▶ [Exercise]:
Take the data below and extract the lines from the one with "c->probe_keys = atoi(e) != 0;" to the one with "int sort_slab_cooldown = 0;", inclusive, exactly as written.

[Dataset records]
=== Section Start ===

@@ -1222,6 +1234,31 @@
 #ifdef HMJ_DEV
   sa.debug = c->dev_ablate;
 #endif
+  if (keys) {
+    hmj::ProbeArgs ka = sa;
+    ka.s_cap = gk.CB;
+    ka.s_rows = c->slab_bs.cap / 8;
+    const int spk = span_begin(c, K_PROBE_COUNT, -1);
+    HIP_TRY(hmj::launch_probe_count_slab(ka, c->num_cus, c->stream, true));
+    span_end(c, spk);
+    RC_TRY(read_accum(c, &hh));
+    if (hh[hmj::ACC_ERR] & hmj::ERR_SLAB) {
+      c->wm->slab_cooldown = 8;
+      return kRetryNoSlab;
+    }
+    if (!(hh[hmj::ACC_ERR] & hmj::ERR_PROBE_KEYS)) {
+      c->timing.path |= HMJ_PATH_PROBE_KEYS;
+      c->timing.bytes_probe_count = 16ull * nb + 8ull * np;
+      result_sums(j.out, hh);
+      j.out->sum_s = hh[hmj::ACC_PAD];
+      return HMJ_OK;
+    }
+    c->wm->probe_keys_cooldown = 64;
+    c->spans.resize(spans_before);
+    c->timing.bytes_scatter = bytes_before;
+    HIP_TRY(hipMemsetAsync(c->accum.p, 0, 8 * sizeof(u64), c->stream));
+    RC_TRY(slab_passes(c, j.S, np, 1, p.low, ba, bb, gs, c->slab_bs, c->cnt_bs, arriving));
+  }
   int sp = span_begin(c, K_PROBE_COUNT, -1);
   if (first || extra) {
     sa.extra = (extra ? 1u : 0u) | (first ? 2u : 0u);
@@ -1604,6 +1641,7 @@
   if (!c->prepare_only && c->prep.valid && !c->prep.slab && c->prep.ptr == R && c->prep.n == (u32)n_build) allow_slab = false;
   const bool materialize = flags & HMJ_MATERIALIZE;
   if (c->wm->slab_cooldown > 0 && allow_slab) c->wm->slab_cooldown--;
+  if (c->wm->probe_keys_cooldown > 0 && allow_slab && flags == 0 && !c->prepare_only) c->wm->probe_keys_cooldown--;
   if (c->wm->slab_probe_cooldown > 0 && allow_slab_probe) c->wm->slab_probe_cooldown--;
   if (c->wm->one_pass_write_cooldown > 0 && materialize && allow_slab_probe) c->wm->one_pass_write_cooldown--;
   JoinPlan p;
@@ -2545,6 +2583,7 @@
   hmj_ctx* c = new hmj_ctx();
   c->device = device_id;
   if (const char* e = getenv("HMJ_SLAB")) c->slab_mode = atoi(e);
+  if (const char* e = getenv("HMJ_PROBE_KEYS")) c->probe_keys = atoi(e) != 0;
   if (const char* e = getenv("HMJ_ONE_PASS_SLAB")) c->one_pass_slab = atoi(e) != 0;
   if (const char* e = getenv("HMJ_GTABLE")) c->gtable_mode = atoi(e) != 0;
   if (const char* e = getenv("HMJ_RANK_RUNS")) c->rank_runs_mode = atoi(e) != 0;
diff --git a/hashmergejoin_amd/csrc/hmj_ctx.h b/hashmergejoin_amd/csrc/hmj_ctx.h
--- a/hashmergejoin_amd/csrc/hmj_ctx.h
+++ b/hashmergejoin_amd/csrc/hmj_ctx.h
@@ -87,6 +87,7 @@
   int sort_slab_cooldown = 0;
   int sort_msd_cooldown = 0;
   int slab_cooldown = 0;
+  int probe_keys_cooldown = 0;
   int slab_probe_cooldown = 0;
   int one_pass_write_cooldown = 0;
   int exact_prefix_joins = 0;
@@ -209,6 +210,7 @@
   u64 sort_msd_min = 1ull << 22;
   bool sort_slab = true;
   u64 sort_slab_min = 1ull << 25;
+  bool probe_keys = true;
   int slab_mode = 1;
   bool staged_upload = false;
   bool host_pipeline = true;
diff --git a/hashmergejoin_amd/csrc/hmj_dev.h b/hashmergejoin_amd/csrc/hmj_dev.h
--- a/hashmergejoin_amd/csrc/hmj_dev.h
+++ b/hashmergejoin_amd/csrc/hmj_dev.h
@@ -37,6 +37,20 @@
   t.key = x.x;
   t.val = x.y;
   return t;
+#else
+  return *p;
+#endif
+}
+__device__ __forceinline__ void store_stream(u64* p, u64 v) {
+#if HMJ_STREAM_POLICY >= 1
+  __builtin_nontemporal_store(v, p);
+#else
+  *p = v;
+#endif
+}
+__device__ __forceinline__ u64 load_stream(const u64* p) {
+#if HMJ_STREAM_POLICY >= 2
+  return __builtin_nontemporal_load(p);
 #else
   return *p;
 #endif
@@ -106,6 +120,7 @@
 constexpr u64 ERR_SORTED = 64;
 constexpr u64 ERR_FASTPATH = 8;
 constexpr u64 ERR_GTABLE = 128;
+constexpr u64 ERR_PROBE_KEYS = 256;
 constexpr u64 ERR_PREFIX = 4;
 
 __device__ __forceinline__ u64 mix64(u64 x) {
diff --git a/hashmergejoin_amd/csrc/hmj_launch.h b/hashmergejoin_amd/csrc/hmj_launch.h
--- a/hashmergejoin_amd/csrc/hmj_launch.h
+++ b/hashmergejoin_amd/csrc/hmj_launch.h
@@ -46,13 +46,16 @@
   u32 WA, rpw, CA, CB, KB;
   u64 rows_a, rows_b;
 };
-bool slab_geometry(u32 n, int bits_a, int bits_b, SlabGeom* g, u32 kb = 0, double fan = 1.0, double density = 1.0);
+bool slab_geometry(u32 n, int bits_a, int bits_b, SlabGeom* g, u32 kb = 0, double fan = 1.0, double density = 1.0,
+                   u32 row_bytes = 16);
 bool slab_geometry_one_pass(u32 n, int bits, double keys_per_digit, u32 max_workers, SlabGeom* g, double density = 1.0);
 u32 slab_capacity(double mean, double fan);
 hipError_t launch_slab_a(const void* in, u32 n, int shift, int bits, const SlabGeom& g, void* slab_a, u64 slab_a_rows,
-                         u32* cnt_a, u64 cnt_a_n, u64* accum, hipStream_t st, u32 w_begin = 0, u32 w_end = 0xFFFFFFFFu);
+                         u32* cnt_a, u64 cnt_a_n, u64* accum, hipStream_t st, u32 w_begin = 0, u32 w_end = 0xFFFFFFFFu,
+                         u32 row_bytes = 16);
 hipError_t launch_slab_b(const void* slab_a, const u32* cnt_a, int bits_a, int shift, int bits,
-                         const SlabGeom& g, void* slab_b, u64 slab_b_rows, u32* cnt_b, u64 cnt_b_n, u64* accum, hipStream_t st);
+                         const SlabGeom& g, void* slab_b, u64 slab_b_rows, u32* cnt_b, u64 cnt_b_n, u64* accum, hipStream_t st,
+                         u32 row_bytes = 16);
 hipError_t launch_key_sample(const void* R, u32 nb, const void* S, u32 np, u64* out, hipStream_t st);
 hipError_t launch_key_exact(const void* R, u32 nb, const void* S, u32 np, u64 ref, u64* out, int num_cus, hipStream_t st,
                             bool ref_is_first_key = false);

=== Section End ===
=== Section Start ===

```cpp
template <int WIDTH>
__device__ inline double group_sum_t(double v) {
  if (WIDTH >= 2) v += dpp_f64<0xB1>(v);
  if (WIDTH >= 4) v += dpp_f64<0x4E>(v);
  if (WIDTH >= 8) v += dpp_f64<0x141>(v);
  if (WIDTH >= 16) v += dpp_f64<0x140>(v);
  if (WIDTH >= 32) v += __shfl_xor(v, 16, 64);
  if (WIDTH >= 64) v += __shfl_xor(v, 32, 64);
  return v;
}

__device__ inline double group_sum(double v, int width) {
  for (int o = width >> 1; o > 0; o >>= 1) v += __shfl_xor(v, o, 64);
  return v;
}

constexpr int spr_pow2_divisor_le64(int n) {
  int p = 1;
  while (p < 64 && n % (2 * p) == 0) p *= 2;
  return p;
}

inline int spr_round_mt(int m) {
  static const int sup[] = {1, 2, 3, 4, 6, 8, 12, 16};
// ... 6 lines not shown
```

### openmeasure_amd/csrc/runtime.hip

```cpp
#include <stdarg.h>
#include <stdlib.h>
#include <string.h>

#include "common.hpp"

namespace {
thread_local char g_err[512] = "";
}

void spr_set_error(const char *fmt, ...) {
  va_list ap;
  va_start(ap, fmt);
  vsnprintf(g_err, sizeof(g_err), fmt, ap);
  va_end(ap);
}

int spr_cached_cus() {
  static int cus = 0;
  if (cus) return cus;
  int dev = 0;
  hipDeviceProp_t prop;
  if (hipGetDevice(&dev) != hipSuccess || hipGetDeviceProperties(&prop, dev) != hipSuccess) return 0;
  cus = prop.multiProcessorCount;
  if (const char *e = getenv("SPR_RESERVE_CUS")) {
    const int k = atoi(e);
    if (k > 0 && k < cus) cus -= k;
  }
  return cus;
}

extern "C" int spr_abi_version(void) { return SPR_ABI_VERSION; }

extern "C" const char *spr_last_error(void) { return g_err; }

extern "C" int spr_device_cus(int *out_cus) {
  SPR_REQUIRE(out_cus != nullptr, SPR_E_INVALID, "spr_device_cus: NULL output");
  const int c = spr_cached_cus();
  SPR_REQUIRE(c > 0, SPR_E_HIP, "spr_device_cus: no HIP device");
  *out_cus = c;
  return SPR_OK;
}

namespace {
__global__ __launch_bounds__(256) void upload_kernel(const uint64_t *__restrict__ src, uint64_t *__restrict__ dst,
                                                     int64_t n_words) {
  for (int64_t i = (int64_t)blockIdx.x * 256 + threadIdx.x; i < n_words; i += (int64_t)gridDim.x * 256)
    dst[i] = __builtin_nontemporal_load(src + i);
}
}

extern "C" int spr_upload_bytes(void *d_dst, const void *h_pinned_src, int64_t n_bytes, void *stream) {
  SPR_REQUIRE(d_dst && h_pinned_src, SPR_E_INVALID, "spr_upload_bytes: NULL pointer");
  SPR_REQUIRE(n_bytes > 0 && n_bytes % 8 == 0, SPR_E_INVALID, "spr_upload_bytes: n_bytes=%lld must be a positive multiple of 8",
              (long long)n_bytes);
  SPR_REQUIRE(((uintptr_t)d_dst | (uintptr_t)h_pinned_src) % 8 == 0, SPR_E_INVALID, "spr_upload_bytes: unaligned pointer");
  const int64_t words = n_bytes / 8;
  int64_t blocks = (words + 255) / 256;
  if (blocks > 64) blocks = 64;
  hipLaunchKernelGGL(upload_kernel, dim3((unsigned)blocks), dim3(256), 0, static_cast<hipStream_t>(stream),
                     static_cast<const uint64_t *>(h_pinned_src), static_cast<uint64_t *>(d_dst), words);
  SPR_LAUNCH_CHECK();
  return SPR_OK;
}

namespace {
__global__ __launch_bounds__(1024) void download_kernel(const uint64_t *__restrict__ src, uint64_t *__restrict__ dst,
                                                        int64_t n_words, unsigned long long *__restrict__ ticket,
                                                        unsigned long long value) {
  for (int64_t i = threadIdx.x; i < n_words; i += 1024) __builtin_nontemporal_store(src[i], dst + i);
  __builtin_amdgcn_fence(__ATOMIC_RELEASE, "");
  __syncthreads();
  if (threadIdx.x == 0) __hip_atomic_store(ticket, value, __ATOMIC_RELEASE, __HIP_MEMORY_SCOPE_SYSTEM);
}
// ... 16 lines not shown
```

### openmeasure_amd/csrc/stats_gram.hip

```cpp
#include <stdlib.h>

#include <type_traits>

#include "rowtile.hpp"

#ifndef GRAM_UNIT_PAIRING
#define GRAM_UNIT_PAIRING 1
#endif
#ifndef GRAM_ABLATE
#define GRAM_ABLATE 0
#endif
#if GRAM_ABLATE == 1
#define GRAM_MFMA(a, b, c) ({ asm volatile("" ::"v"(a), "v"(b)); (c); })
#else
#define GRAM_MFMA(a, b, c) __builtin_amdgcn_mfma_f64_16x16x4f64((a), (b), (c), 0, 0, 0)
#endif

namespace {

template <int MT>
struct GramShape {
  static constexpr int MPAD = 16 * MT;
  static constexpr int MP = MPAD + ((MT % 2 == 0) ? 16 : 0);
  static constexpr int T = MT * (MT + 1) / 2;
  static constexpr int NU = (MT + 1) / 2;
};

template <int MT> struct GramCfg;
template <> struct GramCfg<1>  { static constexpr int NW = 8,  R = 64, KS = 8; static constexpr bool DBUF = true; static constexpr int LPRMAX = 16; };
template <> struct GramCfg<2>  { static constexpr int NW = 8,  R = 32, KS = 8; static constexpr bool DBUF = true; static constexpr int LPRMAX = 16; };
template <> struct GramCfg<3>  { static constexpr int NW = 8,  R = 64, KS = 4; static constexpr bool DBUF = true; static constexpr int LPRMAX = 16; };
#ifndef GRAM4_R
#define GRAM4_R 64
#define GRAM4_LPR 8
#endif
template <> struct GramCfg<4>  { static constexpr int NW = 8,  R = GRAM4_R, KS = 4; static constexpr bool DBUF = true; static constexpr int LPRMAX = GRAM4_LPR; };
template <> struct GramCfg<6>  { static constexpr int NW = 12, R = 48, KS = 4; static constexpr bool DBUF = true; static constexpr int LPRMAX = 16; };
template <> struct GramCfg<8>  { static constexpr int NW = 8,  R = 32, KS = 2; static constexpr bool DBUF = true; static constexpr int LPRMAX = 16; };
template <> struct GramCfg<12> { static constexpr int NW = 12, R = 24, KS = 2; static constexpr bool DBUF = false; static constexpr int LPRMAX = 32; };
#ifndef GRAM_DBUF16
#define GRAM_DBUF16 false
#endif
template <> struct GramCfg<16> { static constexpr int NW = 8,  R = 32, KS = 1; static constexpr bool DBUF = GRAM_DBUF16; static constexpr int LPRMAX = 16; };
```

=== Section End ===

▶ [Answer to the problem]:
+  if (const char* e = getenv("HMJ_PROBE_KEYS")) c->probe_keys = atoi(e) != 0;
   if (const char* e = getenv("HMJ_ONE_PASS_SLAB")) c->one_pass_slab = atoi(e) != 0;
   if (const char* e = getenv("HMJ_GTABLE")) c->gtable_mode = atoi(e) != 0;
   if (const char* e = getenv("HMJ_RANK_RUNS")) c->rank_runs_mode = atoi(e) != 0;
diff --git a/hashmergejoin_amd/csrc/hmj_ctx.h b/hashmergejoin_amd/csrc/hmj_ctx.h
--- a/hashmergejoin_amd/csrc/hmj_ctx.h
+++ b/hashmergejoin_amd/csrc/hmj_ctx.h
@@ -87,6 +87,7 @@
   int sort_slab_cooldown = 0;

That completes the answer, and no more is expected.